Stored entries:
_ _ _

# HopperLogger/HopperRender

Measured on AMD Instinct MI355X. Metric: interpolated frames/sec + ms/flow-calc, 2160p HDR, 1/2/4/8 MI355X, higher is better.
Workload: dtype u16

## Files before the change

### hopperrender_amd/csrc/hf_calc.hip

```cpp

#include "hf_ctx.h"

using namespace hfi;

namespace hfi {

int enqueue_flow_chain(const hf_ctx* const* cs, int n, hipStream_t s) {
    const hf_ctx* c = cs[0];
    const hf::Geom& g = c->g;
    const int iters = effective_iterations(c);
    bool any_big = false;
    for (int k = 0; k < iters; k++) any_big |= c->levels[k].window > 32;

    hf::FlowBatch a{};
    a.n = n;
    for (int i = 0; i < n; i++) {
        const hf_ctx* m = cs[i];
        hf::FlowStep& f = a.s[i];
        f.pp1 = m->pp[1].get();
        f.pp2 = m->pp[2].get();
        f.pl = m->pl;
        f.total_delta = m->d_total_delta;
        f.R = c->p.search_radius;
        f.delta_scalar = c->p.delta_scalar;
        f.neighbor_scalar = c->p.neighbor_scalar;
        f.delta_divisor = (uint32_t)(g.lh * g.lw * (g.hdr ? 6 : 10));
        f.sadtab = m->sadtab.get(); f.sad_nbx = m->sad_nbx; f.sad_nby = m->sad_nby;
        f.tables_base = m->tables.get(); f.sums_base = m->sums.get();
        f.counters = c->counters.get();
        f.still_count = m->still_count.get();
    }
    hf::FlowLevel none{};
    hf::PendingArgmin pending[hf::kMaxFlowBatch] = {};
    int step_index = 0;
    auto flush_pending = [&]() {
        if (!pending[0].active) return;
        hf::FlowBatch b = a;
        for (int i = 0; i < n; i++) {
            hf::FlowStep& f = b.s[i];
            const hf::PendingArgmin& p = pending[i];
            f.cur = p.lvl; f.prev = p.lvl_prev; f.axis = p.axis; f.capture_delta = p.capture_delta;
            f.sums = const_cast<uint32_t*>(p.sums); f.use_neighbors = p.use_neighbors; f.pend = hf::PendingArgmin{};
            pending[i] = hf::PendingArgmin{};
        }
        hf::launch_flow_big_argmin(g, b, s);
    };
    const bool lazy = !(c->cfg.flags & HF_FLAG_NO_LAZY_ARGMIN);
    bool tables_fresh = false;
    for (int k = 0; k < iters; k++) {
        const bool use_neighbors = k >= 4;
        if (use_neighbors) flush_pending();
        const bool small = c->levels[k].window <= 32;
        for (int axis = 0; axis < (small ? 1 : 2); axis++) {
            for (int i = 0; i < n; i++) {
                const hf_ctx* m = cs[i];
                hf::FlowStep& f = a.s[i];
                f.cur = m->levels[k];
                f.prev = k ? m->levels[k - 1] : none;
                f.prev2 = k > 1 ? m->levels[k - 2] : none;
                f.level_index = k;
                const hf::SadUse sad = hf::plan_sad_tables(m->levels.data(), k, c->tab_mode && m->sadtab);
                f.sad_write = sad.write; f.sad_read = sad.read;
                f.use_neighbors = use_neighbors;
                f.axis = axis;
                f.capture_delta = (k == 0 && axis == 0);
                f.pend = pending[i];
                if (!small) f.sums = m->sums.get() + (size_t)step_index * m->sums_stride;
                pending[i] = hf::PendingArgmin{};
            }
            if (a.s[0].sad_read && !tables_fresh)
                return fail(const_cast<hf_ctx*>(c), HF_ERR_STATE, "flow chain: level %d (window %d) would read SAD tables that level %d did not write", k, c->levels[k].window, k - 1);
            tables_fresh = a.s[0].sad_write != 0;
            if (small) {
                hf::launch_flow_level_small(g, a, s);
            } else {
                hf::launch_flow_big_partial(g, a, s);
                for (int i = 0; i < n; i++) {
                    const hf::FlowStep& f = a.s[i];
                    pending[i].active = 1; pending[i].axis = axis; pending[i].capture_delta = f.capture_delta;
                    pending[i].use_neighbors = f.use_neighbors;
                    pending[i].lvl = f.cur; pending[i].lvl_prev = f.prev; pending[i].sums = f.sums;
                }
                step_index++;
                if (!lazy || use_neighbors) flush_pending();
            }
        }
    }
    flush_pending();
    hf::BlurBatch bb{};
    bb.n = n;
    for (int i = 0; i < n; i++) {
        const hf_ctx* m = cs[i];
        bb.s[i].last = iters ? m->levels[iters - 1] : none;
        bb.s[i].blurred = m->blurred[0].get();
        bb.s[i].packed = m->blurred_xy[0].get();
        bb.s[i].zero = any_big ? m->sums.get() : nullptr;
        bb.s[i].still_count = m->still_count.get();
        bb.s[i].still_out = m->still_count ? m->d_total_delta + 1 : nullptr;
    }
    hf::launch_blur_flow(g, bb, c->cfg.blur_radius, (int)(c->sums_bytes / sizeof(uint32_t)), s);
    HF_HIP(const_cast<hf_ctx*>(c), hipGetLastError());
    return HF_OK;
}
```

_ _ _

> [Work task]
If a line in the entries above contains the word "return", copy it.

> [Result for this exercise]
        if (!pending[0].active) return;
                return fail(const_cast<hf_ctx*>(c), HF_ERR_STATE, "flow chain: level %d (window %d) would read SAD tables that level %d did not write", k, c->levels[k].window, k - 1);
    return HF_OK;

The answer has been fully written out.